Boolean Algebra Laws
Reference for Boolean algebra laws: De Morgan, identity, complement, and absorption.
Covers AND, OR, NOT, XOR, and NAND truth tables for digital logic.
The Formula
Null: A + 1 = 1, A · 0 = 0
Complement: A + A' = 1, A · A' = 0
De Morgan's: (A · B)' = A' + B', (A + B)' = A' · B'
Boolean algebra is the mathematics of digital logic.
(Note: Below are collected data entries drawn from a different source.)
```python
class Engine:
    def __init__(self, cfg, dtype="bf16", device="cuda"):
        self.cfg = dict(cfg)
        self.dt = BF16 if dtype in ("bf16", BF16) else F32
        self.td = torch.bfloat16 if self.dt == BF16 else torch.float32
        self.dev = torch.device(device)
        c = self.cfg
        self.D, self.P, self.img = c["embed_dim"], c["patch"], c["img"]
        self.g, _, self.wside = window_geometry(self.img, self.P)
        self.NT = self.g * self.g
        self.heads = c["num_heads"]
        self.depth = c["depth"]
        self.group = 6 if self.depth == 12 else self.depth // 4
        self.nmax = c["num_max_points"]
        self.E = 2 * self.img + 3
        self.Epad = _rup(self.E, 8)
        self.C = c["head_channels"]
        self.out_dims = tuple(c["out_dims"])
        self.names = None
        self.tape = Tape()
        self.last_tape = None
        self.params = []
        self.norm_radius = float(c.get("norm_radius", 5))
        self.training = False
        self.shadow_valid = False
        self._const_ready = False
        self.use_flash = True
        self.use_side = os.environ.get("VPU_WGRAD_STREAM", "0") == "1"
        self.side = None
        self.fuse_ln_pe = True
        self.group_wgrad = True
        self.ride_wgrad = True
        self.wgrad_fill = 0.8
        hid = self.D * c["mlp_ratio"]
        blk = sum(((n + 255) // 256) * ((k + 127) // 128) for n, k in ((3 * self.D, self.D), (self.D, self.D), (hid, self.D), (self.D, hid)))
        pk = os.environ.get("VPU_WGRAD_PACK", "")
        k3 = ops.gemm_get_option("k3")
        k4_default = (k3 & 8) != 0
        self.pack_wgrad = pk == "1" or (pk != "0" and (blk < 0.95 * 256 or k4_default))
        self.k3_wgrad = (k3 & 1) != 0
        self.k4_wgrad = (k3 & 8) != 0
        self.wgrad_round = 256 if (self.k4_wgrad or not self.k3_wgrad) else 512
        self.wgrad_tn = 256 if self.k4_wgrad else 128
        self.unify_wgrad = True
        self.lazy_zero = True
        self.xattn_split = max(1, int(os.environ.get("VPU_XATTN_SPLIT", "1")))
        self.neck_lanes = int(os.environ.get("VPU_NECK_LANES", "0"))
        self._tok_stream = None
        self._in_lanes = False
        self.dist_colsum = True
        self._pack_seen, self._pack_total = {}, {}
        self._pending_reports, self._reporting = [], False
        self.group_tiles = 256
        self.split_wgrad = True
        self._wq = []
        self._csq = []
        self._gq = []
        self._gq_out = set()
        self._frozen = set()
        self._token_rows = 0
        self.grad_ready_hook = None
        self.report_lag = max(1, int(os.environ.get("VPU_DIST_REPORT_LAG", "2")))

    def bind(self, named_params):
        self.names = OrderedDict()
        off = 0
        for n, p in named_params.items():
            self.names[n] = (off, tuple(p.shape), p.numel())
            off = _rup(off + p.numel(), 8)
        self.total = off
        self.flat = torch.zeros(off, device=self.dev, dtype=torch.float32)
        self.gflat = torch.zeros(off, device=self.dev, dtype=torch.float32)
        self.params = []
        for n, p in named_params.items():
            o, shape, numel = self.names[n]
            view = self.flat[o:o + numel].view(shape)
            view.copy_(p.data)
            p.data = view
            p.grad = self.gflat[o:o + numel].view(shape)
            self.params.append((p, o, shape, numel))
        self.shadow = torch.zeros(off, device=self.dev, dtype=torch.bfloat16) if self.dt == BF16 else None
        self._lazy = set()
        self._lazy_names, self._lazy_ranges = self._lazy_plan()
# ... 942 lines not shown
        B, H, W_, nq, o, tape = cx.B, cx.H, cx.W, cx.nq, self.out_dims, self.tape
        Cc, Hs = self.C, 4 * cx.g
        HW4 = Hs * Hs
        wf, ldf = self.W("head.fusion_conv.conv.weight"), 4 * Cc
        gf = self.G("head.fusion_conv.conv.weight")
        relu_done, ymask = [False], [[False] for _ in range(4)]
        ys, zs = [], []
        for i in range(4):
            f, s = feats[i]
            ys.append(self.linear(f, f"head.convs.{i}.conv.weight", f"head.convs.{i}.conv.bias", B * s * s, Cc, o[i],
                                  act="relu", pre_masked=ymask[i]))
        fused = Var(self._new(B * HW4, Cc))
        ops.gemm(ys[0].t, wf, fused.t, B * HW4, Cc, Cc, Cc, ldf, Cc, self.dt, flags=EPI_BIAS,
                 bias=self.Pm("head.fusion_conv.conv.bias"))
        for i in (1, 2, 3):
            s = feats[i][1]
            z = self._new(B * s * s, Cc)
            ops.gemm(ys[i].t, (wf[0], wf[1] + i * Cc), z, B * s * s, Cc, Cc, Cc, ldf, Cc, self.dt)
            zs.append((z, s, s))
        ops.upsum_relu(fused.t, zs, B, Hs, Hs, Cc, self.dt)
        if cx.training:
            def bwd_fusion():
                if fused.g is None:
                    return
                if relu_done[0]:
                    dt_ = fused.g
                else:
                    dt_ = self._new(B * HW4, Cc)
                    ops.act_bwd(fused.g, Cc, fused.t, Cc, dt_, Cc, B * HW4, Cc, 0, self.dt)
                self._wgrad(dt_, Cc, ys[0].t, Cc, gf, Cc, Cc, B * HW4, ldc=ldf, bias="head.fusion_conv.conv.bias")
                fuse_mask = self.dt == BF16
                mk = dict(flags=EPI_DRELU, ldaux=Cc) if fuse_mask else {}
                self._dgrad(dt_, Cc, wf, ldf, ys[0], B * HW4, Cc, Cc, **(dict(mk, aux=ys[0].t) if fuse_mask else {}))
                ymask[0][0] = fuse_mask
                for i in (1, 2, 3):
                    s = feats[i][1]
                    dz = self._new(B * s * s, Cc)
                    ops.bilinear_cl_bwd(dt_, Cc, dz, Cc, B, s, s, Hs, Hs, Cc, self.dt)
                    self._wgrad(dz, Cc, ys[i].t, Cc, (gf[0], gf[1] + i * Cc), Cc, Cc, B * s * s, ldc=ldf)
                    self._dgrad(dz, Cc, (wf[0], wf[1] + i * Cc), ldf, ys[i], B * s * s, Cc, Cc,
                                **(dict(mk, aux=ys[i].t) if fuse_mask else {}))
                    ymask[i][0] = fuse_mask
            self.tape.append(bwd_fusion)
        seg = self._new(B * HW4, dtype=torch.float32)
        ops.convseg_fwd(fused.t, self.Pm("head.conv_seg.weight"), self.Pm("head.conv_seg.bias"), drop_mask, seg,
                        B * HW4, HW4, Cc)
        dm = self.cfg["head_d_model"]
        query = self.mlp(q_out, "head.ffn_layer.lin1", "head.ffn_layer.lin2", B * nq, dm, 2 * dm, Cc, "relu")
        qn, fn = Var(torch.empty_like(query.t)), Var(torch.empty_like(fused.t))
        inv_q, inv_f = self._new(B * nq, dtype=torch.float32), self._new(B * HW4, dtype=torch.float32)
        ops.l2norm_fwd(query.t, qn.t, inv_q, B * nq, Cc)
        ops.l2norm_fwd(fused.t, fn.t, inv_f, B * HW4, Cc)
        sim = self._new(B, nq, HW4, dtype=torch.float32)
        ops.gemm(qn.t, fn.t, sim, nq, HW4, Cc, Cc, Cc, HW4, self.dt, flags=EPI_OUT_F32 | EPI_AFFINE, post_mul=0.5,
                 post_add=0.5, batch=B, inner=1, sA=(nq * Cc, 0), sB=(HW4 * Cc, 0), sC=(nq * HW4, 0))
        if cx.taps is not None:
            cx.taps["seg_lowres"] = seg.view(B, 1, Hs, Hs)
            cx.taps["sim_lowres"] = sim.view(B, nq, Hs, Hs)
            cx.taps["fused"] = fused.t
        inst = self._new(B, 1, H, W_, dtype=torch.float32)
        ops.upsample_ac_fwd(seg, inst, B, Hs, Hs, H, W_)
        aux = None
        self.sim_low = sim.view(B, nq, Hs, Hs)
        if materialize_aux:
            aux = self._new(B, nq, H, W_, dtype=torch.float32)
            ops.upsample_ac_fwd(sim, aux, B * nq, Hs, Hs, H, W_)
        tape.sim_low = self.sim_low
        if cx.training:
            def bwd_head():
                d_inst, d_aux, d_sim_low = tape.out_grads
                if d_aux is not None or d_sim_low is not None:
                    if d_sim_low is not None:
                        dsim = d_sim_low.view(B, nq, HW4)
                    else:
                        dsim = self._new(B, nq, HW4, dtype=torch.float32)
                        ops.upsample_ac_bwd(d_aux, dsim, B * nq, Hs, Hs, H, W_)
                    if self.dt == BF16:
                        dsim_t = self._new(B, nq, HW4)
                        ops.cast2d(dsim, HW4, dsim_t, HW4, B * nq, HW4)
                    else:
                        dsim_t = dsim
                    qn.g, fn.g = torch.empty_like(qn.t), torch.empty_like(fn.t)
                    ops.gemm(dsim_t, fn.t, qn.g, nq, Cc, HW4, HW4, Cc, Cc, self.dt, transB=True, alpha=0.5, batch=B,
                             inner=1, sA=(nq * HW4, 0), sB=(HW4 * Cc, 0), sC=(nq * Cc, 0))
                    ops.gemm(dsim_t, qn.t, fn.g, HW4, Cc, nq, HW4, Cc, Cc, self.dt, transA=True, transB=True, alpha=0.5,
                             batch=B, inner=1, sA=(nq * HW4, 0), sB=(nq * Cc, 0), sC=(HW4 * Cc, 0))
                    query.g = torch.empty_like(query.t)
                    ops.l2norm_bwd(qn.g, qn.t, inv_q, query.g, B * nq, Cc)
                    one_pass = d_inst is not None and self.dt == BF16 and Cc in (64, 128, 256, 512)
                    if not one_pass:
                        fused.g = torch.empty_like(fused.t)
                        ops.l2norm_bwd(fn.g, fn.t, inv_f, fused.g, B * HW4, Cc)
                if d_inst is not None:
                    dseg = self._new(B * HW4, dtype=torch.float32)
                    ops.upsample_ac_bwd(d_inst, dseg, B, Hs, Hs, H, W_)
                    nb = ops.convseg_bwd_nblk(B * HW4)
                    part, part_b = self._new(nb, Cc, dtype=torch.float32), self._new(nb, dtype=torch.float32)
                    if (d_aux is not None or d_sim_low is not None) and one_pass:
                        fused.g = torch.empty_like(fused.t)
                        ops.head_grad_fused(fn.g, fn.t, inv_f, dseg, fused.t, self.Pm("head.conv_seg.weight"), drop_mask,
                                            fused.g, part, part_b, B * HW4, HW4, Cc)
                    else:
                        accum = fused.g is not None
                        if not accum:
                            fused.g = torch.empty_like(fused.t)
                        self._writable(fused.g)
                        ops.convseg_bwd(dseg, fused.t, self.Pm("head.conv_seg.weight"), drop_mask, fused.g, int(accum) | 2, part,
                                        part_b, B * HW4, HW4, Cc)
                    relu_done[0] = True
                    self._csq.append((part, self.G("head.conv_seg.weight"), nb, Cc))
                    self._csq.append((part_b, self.G("head.conv_seg.bias"), nb, 1))
            self.tape.append(bwd_head)
        return inst, aux

    def _mark_ready(self, first_name, next_name):
        lo = self.names[first_name][0]
        hi = self.total if next_name is None else self.names[next_name][0]

        def marker():
            if self.ride_wgrad and self.group_wgrad and self.dt == BF16 and not self.use_side:
                self.flush_wgrads(0)
                if self.grad_ready_hook is not None:
                    for k in sorted({e[3] for e in self._wq if e[3] > 2048} - {self._token_rows}):
                        self.flush_wgrads(k)
                    self._pending_reports.append((lo, hi))
                    self._report_ready()
                    if len(self._pending_reports) > self.report_lag:
                        lo0, hi0 = self._pending_reports[0]
                        off_of = lambda t: t[1] if isinstance(t, tuple) else None
                        late = [e for e in self._wq
                                if any(off_of(t) is None or lo0 <= off_of(t) < hi0 for t in self._targets(e))]
                        if late:
                            self.flush_wgrads(entries=late)
                return
            self.flush_wgrads()
            if self.grad_ready_hook is not None:
                self._pending_reports.append((lo, hi))
                self._report_ready()
        self.tape.append(marker)
# ... 260 lines not shown
```

pvpuformer_amd/ops.py:

```python
import ctypes as C

import torch

from . import _lib
from ._lib import (BF16, F32, EPI_BIAS, EPI_PREACT, EPI_GELU, EPI_RELU, EPI_DGELU, EPI_DRELU, EPI_RESID, EPI_AFFINE,
                   EPI_ACCUM, EPI_OUT_F32, EPI_SAVE_DGELU, EPI_MULAUX, GemmDesc)

TORCH_DTYPE = {BF16: torch.bfloat16, F32: torch.float32}


def code_of(t):
    if isinstance(t, tuple):
        t = t[0]
    if t.dtype == torch.bfloat16:
        return BF16
    if t.dtype == torch.float32:
        return F32
    raise TypeError(f"unsupported dtype {t.dtype}")


_raw_stream = getattr(torch._C, "_cuda_getCurrentRawStream", None)
_cur_device = getattr(torch._C, "_cuda_getDevice", None)


# ... 462 lines not shown
    n = len(maps)
    zp = (C.c_void_p * 3)(*[ptr(m[0]) for m in maps])
    hs = (C.c_int32 * 3)(*[m[1] for m in maps])
    ws = (C.c_int32 * 3)(*[m[2] for m in maps])
    _lib.call("vpu_upsum_relu", ptr(io), zp, hs, ws, n, B, H, W, Cdim, dtype, _stream())


def gate_stats(Q, Kt, cg, argq, sg, argc, B, nq, N, Cdim):
    _lib.call("vpu_gate_stats", ptr(Q), ptr(Kt), ptr(cg), ptr(argq), ptr(sg), ptr(argc), B, nq, N, Cdim, code_of(Q),
              _stream())


def gate_apply(x, cg, sg, out, B, N, Cdim):
    _lib.call("vpu_gate_apply", ptr(x), ptr(cg), ptr(sg), ptr(out), B, N, Cdim, code_of(x), _stream())


def gate_bwd(dout, x, cg, argq, sg, argc, dx, accum, dQ, dK, part, B, nq, N, Cdim):
    _lib.call("vpu_gate_bwd", ptr(dout), ptr(x), ptr(cg), ptr(argq), ptr(sg), ptr(argc), ptr(dx), int(accum), ptr(dQ),
              ptr(dK), ptr(part), B, nq, N, Cdim, code_of(x), _stream())


def _ptr_array(ts):
    return (C.c_void_p * len(ts))(*[ptr(t) for t in ts])


def gate_fwd_n(Qs, Ks, x, outs, cg, argq, sg, argc, B, nq, N, Cdim):
    _lib.call("vpu_gate_fwd_n", _ptr_array(Qs), _ptr_array(Ks), ptr(x), _ptr_array(outs), ptr(cg), ptr(argq), ptr(sg), ptr(argc),
              len(Qs), B, nq, N, Cdim, code_of(x), _stream())


def gate_bwd_n(douts, x, cg, argq, sg, argc, dx, accum, dQs, dKs, part, B, nq, N, Cdim):
    _lib.call("vpu_gate_bwd_n", _ptr_array(douts), ptr(x), ptr(cg), ptr(argq), ptr(sg), ptr(argc), ptr(dx), int(accum),
              _ptr_array(dQs), _ptr_array(dKs), ptr(part), len(douts), B, nq, N, Cdim, code_of(x), _stream())


def convseg_fwd(x, w, bias, mask, out, rows, HW, Cdim):
    _lib.call("vpu_convseg_fwd", ptr(x), ptr(w), ptr(bias), ptr(mask), ptr(out), rows, HW, Cdim, code_of(x), _stream())


def convseg_bwd_nblk(rows):
    return _lib.load().vpu_convseg_bwd_nblk(rows)
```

It uses only two values (0 and 1) and three basic operations: AND (·), OR (+), and NOT (').
Variables
| Symbol | Meaning |
|---|---|
| A, B | Boolean variables (either 0 or 1) |
| + | OR operation |
| · | AND operation |
| ' | NOT operation (complement) |
| 0 | False / Low |
| 1 | True / High |
Example 1
Simplify: A · (A + B)
Apply distribution: A · A + A · B
A · A = A (idempotent law)
A + A · B = A (absorption law)
Result: A
Example 2
Apply De Morgan's law to: (A · B · C)'
(A · B · C)' = A' + B' + C'
The complement of an AND becomes an OR of the complements
When to Use It
Use Boolean algebra when:
- Designing and simplifying digital logic circuits
- Writing conditional logic in programming
- Optimizing database queries with AND/OR conditions
- Analyzing truth tables and logic gates
Key Notes
- Three fundamental operations: AND (·), OR (+), and NOT (¬). Every Boolean function — no matter how complex — can be built from these three operations.
- De Morgan's Laws: ¬(A · B) = ¬A + ¬B and ¬(A + B) = ¬A · ¬B. These are essential for simplifying logic circuits and converting between AND/OR forms. "Break the bar, change the operator."
- Idempotent and absorption laws: A · A = A, A + A = A (idempotent). A · (A + B) = A, A + (A · B) = A (absorption). These simplify redundant logic.
- Universal gates: Any Boolean function can be built using only NAND gates (or only NOR gates). This is why microchips are often designed entirely with one gate type.
- XOR is not a fundamental gate: XOR (exclusive OR, A ⊕ B) is a derived operation: A ⊕ B = (A · ¬B) + (¬A · B). XOR is true when exactly one input is true — widely used in encryption and parity checks.